▶ _ACTIVITY_: Select from the records below every line that has the word "nchunk" in it.

*** Opening EXTRACTED MATERIAL ***

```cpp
template <int TPR>
__global__ void __launch_bounds__(kBlk) bn_stats_kernel(const bf16_t* __restrict__ x, long long M, int C,
                                                        long long rpc, float* __restrict__ part) {
  constexpr int RPP = kBlk / TPR, CW = TPR * 8;
  __shared__ float sh[2][RPP][CW + 4];
  const int tx = threadIdx.x % TPR, ty = threadIdx.x / TPR;
  const int c0 = blockIdx.y * CW + tx * 8;
  const long long m0 = (long long)blockIdx.x * rpc;
  const long long m1 = m0 + rpc < M ? m0 + rpc : M;
  float s[8] = {0, 0, 0, 0, 0, 0, 0, 0}, q[8] = {0, 0, 0, 0, 0, 0, 0, 0};
  if (c0 < C) {
    long long m = m0 + ty;
    for (; m + RPP < m1; m += 2 * RPP) {
// ... 266 lines not shown
      if (relu) { bn_apply_kernel<T, false, true, RU><<<ga, kBlk, 0, st>>>(x, res, y, coef, M, C, rpa, bits); DTG_LAUNCH_CHECK(); }
      else { bn_apply_kernel<T, false, false, RU><<<ga, kBlk, 0, st>>>(x, res, y, coef, M, C, rpa, bits); DTG_LAUNCH_CHECK(); }
    }
  }));
}

void bn_fwd_train(const bf16_t* x, const bf16_t* res, bf16_t* y, const float* gamma, const float* beta,
                  float* rmean, float* rvar, float* smean, float* sinv, float* ws, long long M, int C,
                  float momentum, float eps, int relu, hipStream_t st) {
  const BnGeom g = bn_geom(M, C);
  float* part = ws;
  float* coef = ws + (long long)g.nchunk * 2 * C;
  dim3 grid(g.nchunk, g.gy);
  DTG_TPR_SWITCH(g.tpr, bn_stats_kernel<T><<<grid, kBlk, 0, st>>>(x, M, C, g.rows_per_chunk, part)); DTG_LAUNCH_CHECK();
  bn_finalize_kernel<16><<<(C + 63) / 64, 1024, 0, st>>>(part, g.nchunk, M, C, 0, gamma, beta, rmean, rvar, smean, sinv,
                                                    momentum, eps, coef, nullptr, nullptr); DTG_LAUNCH_CHECK();
  bn_apply_launch(g, x, res, y, coef, M, C, relu, st);
}

void bn_fwd_from_part(const bf16_t* x, const bf16_t* res, bf16_t* y, const float* gamma, const float* beta,
                      float* rmean, float* rvar, float* smean, float* sinv, const float* part, float* ws, long long M,
                      int C, float momentum, float eps, int relu, hipStream_t st, uint8_t* bits) {
  const BnGeom g = bn_geom(M, C);
  bn_finalize_kernel<16><<<(C + 63) / 64, 1024, 0, st>>>(part, kBnStatSlots, M, C, 0, gamma, beta, rmean, rvar, smean,
                                                    sinv, momentum, eps, ws, nullptr, nullptr, 1); DTG_LAUNCH_CHECK();
  bn_apply_launch(g, x, res, y, ws, M, C, relu, st, bits);
}

__global__ void bn_infer_coef_kernel(const float* gamma, const float* beta, const float* rmean, const float* rvar,
                                     float eps, int C, float* coef) {
  const int c = blockIdx.x * blockDim.x + threadIdx.x;
  if (c >= C) return;
  const float inv = rsqrtf(rvar[c] + eps);
  const float sc = (gamma ? gamma[c] : 1.f) * inv;
  coef[c] = sc;
  coef[C + c] = (beta ? beta[c] : 0.f) - rmean[c] * sc;
}

void bn_fwd_infer(const bf16_t* x, const bf16_t* res, bf16_t* y, const float* gamma, const float* beta,
                  const float* rmean, const float* rvar, float* ws, long long M, int C, float eps, int relu,
                  hipStream_t st) {
  const BnGeom g = bn_geom(M, C);
  float* coef = ws;
  bn_infer_coef_kernel<<<(C + 255) / 256, 256, 0, st>>>(gamma, beta, rmean, rvar, eps, C, coef); DTG_LAUNCH_CHECK();
  dim3 grid(g.nchunk, g.gy);
  const long long rpa = elementwise_rpc(g, M);
  dim3 ga((unsigned)((M + rpa - 1) / rpa), g.gy);
  DTG_TPR_SWITCH(g.tpr, {
    if (res) {
// ... 151 lines not shown
```

### csrc/kernels/gemm_expand.hip

```cpp
#include "dtg/common.h"
#include "dtg/kernels.h"
#include "dtg/mfma_gemm.cuh"

namespace dtg {

namespace {
using namespace gemm;

constexpr int kXR = 64;
constexpr int kXS = 3;

struct ExpandGather {
  int H, W;
  FastDiv fPQ, fQ;
};

template <int K, bool NT, int MINB, bool S2 = false>
__global__ void __launch_bounds__(256, MINB > 0 ? MINB : 1) gemm_expand_bn_kernel(const bf16_t* __restrict__ A, long long lda,
                                                             const bf16_t* __restrict__ W, long long ldw,
                                                             bf16_t* __restrict__ C, long long ldc,
                                                             float* __restrict__ part, int N, int nslice, int tiles,
                                                             ExpandGather gth) {
  constexpr int KS = K / 32;
  constexpr int KH = K / 64;
  constexpr int BLK = kXR * K * 2;
  constexpr int D = KH * 2;
  constexpr int T = 8;
  __shared__ __attribute__((aligned(16))) char smem_raw[kXS * BLK];
  lds_char* smem = (lds_char*)smem_raw;
  const int tid = threadIdx.x, lane = tid & 63;
  const int wave = __builtin_amdgcn_readfirstlane(tid >> 6);
  const int G = gridDim.x;
  const int base = xcd_remap(blockIdx.x, G);
  const int my = base < tiles ? (tiles - base + G - 1) / G : 0;
  if (my == 0) return;
  const int slice = base % nslice;
  const int col0 = slice * 256 + wave * 64;
  const int q = lane & 15, g = lane >> 4;

  v8bf wf[4][KS];
#pragma unroll
  for (int j = 0; j < 4; ++j)
#pragma unroll
    for (int ks = 0; ks < KS; ++ks) {
      const int n = col0 + 32 * (j >> 1) + 8 * (q >> 2) + 4 * (j & 1) + (q & 3);
      wf[j][ks] = *reinterpret_cast<const v8bf*>(W + (long long)n * ldw + ks * 32 + 8 * g);
    }

  const int rb0 = base / nslice, gs = G / nslice;
  auto stage = [&](int it) {
// ... 3 lines not shown
    for (int i = 0; i < 2; ++i) {
      const int r0 = (wave * 2 + i) * 8, r = r0 + (lane >> 3);
      const int c = (lane & 7) ^ (r & 7);
      long long arow = (long long)rb * kXR + r;
      if constexpr (S2) {
        uint32_t n, pq, pp, qq;
        gth.fPQ.divmod((uint32_t)arow, n, pq);
        gth.fQ.divmod(pq, pp, qq);
        arow = ((long long)n * gth.H + 2 * (int)pp) * gth.W + 2 * (int)qq;
      }
      const char* src = (const char*)(A + arow * lda + c * 8);
#pragma unroll
      for (int h = 0; h < KH; ++h)
        __builtin_amdgcn_global_load_lds((const void*)(src + h * 128), (lds_void*)(dst + h * kXR * 128 + r0 * 128), 16,
                                         0, 0);
    }
  };

  float s[16], sq[16];
#pragma unroll
  for (int c = 0; c < 16; ++c) s[c] = sq[c] = 0.f;
  const f32x4 zero4 = {0.f, 0.f, 0.f, 0.f};

  stage(0);
  stage(1);
  for (int it = 0; it < my; ++it) {
    if (it == 0) asm volatile("s_waitcnt vmcnt(%0)" ::"n"(D) : "memory");
    else if (it == 1) asm volatile("s_waitcnt vmcnt(%0)" ::"n"(D + T) : "memory");
    else asm volatile("s_waitcnt vmcnt(%0)" ::"n"(2 * T + D) : "memory");
    __builtin_amdgcn_s_barrier();
    stage(it + 2);
    const lds_char* ta = smem + (it % kXS) * BLK;
    const long long row0 = (long long)(rb0 + it * gs) * kXR;
#pragma unroll
    for (int i = 0; i < 4; ++i) {
      v8bf af[KS];
#pragma unroll
      for (int ks = 0; ks < KS; ++ks) af[ks] = frag_kc(ta + (ks >> 1) * kXR * 128, 16 * i, ks & 1, lane);
      f32x4 acc[4];
#pragma unroll
      for (int j = 0; j < 4; ++j) acc[j] = __builtin_amdgcn_mfma_f32_16x16x32_bf16(wf[j][0], af[0], zero4, 0, 0, 0);
#pragma unroll
      for (int ks = 1; ks < KS; ++ks)
#pragma unroll
        for (int j = 0; j < 4; ++j)
          acc[j] = __builtin_amdgcn_mfma_f32_16x16x32_bf16(wf[j][ks], af[ks], acc[j], 0, 0, 0);
      u32x4v w0, w1;
      w0.x = pack_bf2(acc[0][0], acc[0][1]);
      w0.y = pack_bf2(acc[0][2], acc[0][3]);
      w0.z = pack_bf2(acc[1][0], acc[1][1]);
      w0.w = pack_bf2(acc[1][2], acc[1][3]);
      w1.x = pack_bf2(acc[2][0], acc[2][1]);
      w1.y = pack_bf2(acc[2][2], acc[2][3]);
      w1.z = pack_bf2(acc[3][0], acc[3][1]);
      w1.w = pack_bf2(acc[3][2], acc[3][3]);
      const uint32_t wd[8] = {w0.x, w0.y, w0.z, w0.w, w1.x, w1.y, w1.z, w1.w};
#pragma unroll
      for (int c = 0; c < 8; ++c) {
        const float lo = __uint_as_float(wd[c] << 16), hi = __uint_as_float(wd[c] & 0xffff0000u);
        s[2 * c] += lo;
        s[2 * c + 1] += hi;
        sq[2 * c] = fmaf(lo, lo, sq[2 * c]);
        sq[2 * c + 1] = fmaf(hi, hi, sq[2 * c + 1]);
      }
      bf16_t* dst = C + (row0 + 16 * i + q) * ldc + col0 + 8 * g;
      if constexpr (NT) {
        __builtin_nontemporal_store(w0, reinterpret_cast<u32x4v*>(dst));
        __builtin_nontemporal_store(w1, reinterpret_cast<u32x4v*>(dst + 32));
      } else {
        *reinterpret_cast<u32x4v*>(dst) = w0;
        *reinterpret_cast<u32x4v*>(dst + 32) = w1;
      }
    }
  }
  asm volatile("s_waitcnt vmcnt(0)" ::: "memory");

#pragma unroll
  for (int c = 0; c < 16; ++c) {
#pragma unroll
    for (int o = 1; o < 16; o <<= 1) {
      s[c] += __shfl_xor(s[c], o, 64);
      sq[c] += __shfl_xor(sq[c], o, 64);
    }
  }
  if (q == 0) {
    float* p = part + (long long)(blockIdx.x % kBnStatSlots) * 2 * N + col0 + 8 * g;
#pragma unroll
    for (int c = 0; c < 16; ++c) {
      const int off = c < 8 ? c : 24 + c;
      atomicAdd(p + off, s[c]);
      atomicAdd(p + N + off, sq[c]);
    }
  }
}

template <int K, bool NT, int MINB, bool S2 = false>
int expand_grid(int nslice) {
  static int per_cu = -1, cus = 0;
  if (per_cu < 0) {
    int dev = 0;
    DTG_HIP_CHECK(hipGetDevice(&dev));
    DTG_HIP_CHECK(hipDeviceGetAttribute(&cus, hipDeviceAttributeMultiprocessorCount, dev));
    DTG_HIP_CHECK(hipOccupancyMaxActiveBlocksPerMultiprocessor(&per_cu, gemm_expand_bn_kernel<K, NT, MINB, S2>, 256, 0));
    if (per_cu < 1) per_cu = 1;
  }
  int G = cus * per_cu;
  const int mult = nslice > 8 ? nslice : 8;
  G -= G % mult;
  return G > 0 ? G : mult;
}

struct StemStreamGeom {
  int Hp, Wp2, P, Q;
  FastDiv fPQ, fQ;
};

__global__ void __launch_bounds__(256, 2) stem_stream_bn_kernel(const bf16_t* __restrict__ x8,
                                                                 const bf16_t* __restrict__ W,
                                                                 bf16_t* __restrict__ C, float* __restrict__ part,
                                                                 StemStreamGeom sg, int nblocks) {
  constexpr int K = 256, KS = K / 32, KH = K / 64, N = 64;
  constexpr int BLK = kXR * K * 2;
  constexpr int D = KH * 2;
  constexpr int T = 2;
  constexpr int TAPS = 28;
  constexpr int RING = 2;
// ... 96 lines not shown
    for (int c = 0; c < 16; ++c) {
      const int off = c < 8 ? c : 24 + c;
      atomicAdd(pp + off, s[c]);
      atomicAdd(pp + N + off, sq[c]);
    }
  }
}

}
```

*** Closing EXTRACTED MATERIAL ***

▶ _THE ANSWER_:
  float* coef = ws + (long long)g.nchunk * 2 * C;
  dim3 grid(g.nchunk, g.gy);
  bn_finalize_kernel<16><<<(C + 63) / 64, 1024, 0, st>>>(part, g.nchunk, M, C, 0, gamma, beta, rmean, rvar, smean, sinv,
  dim3 grid(g.nchunk, g.gy);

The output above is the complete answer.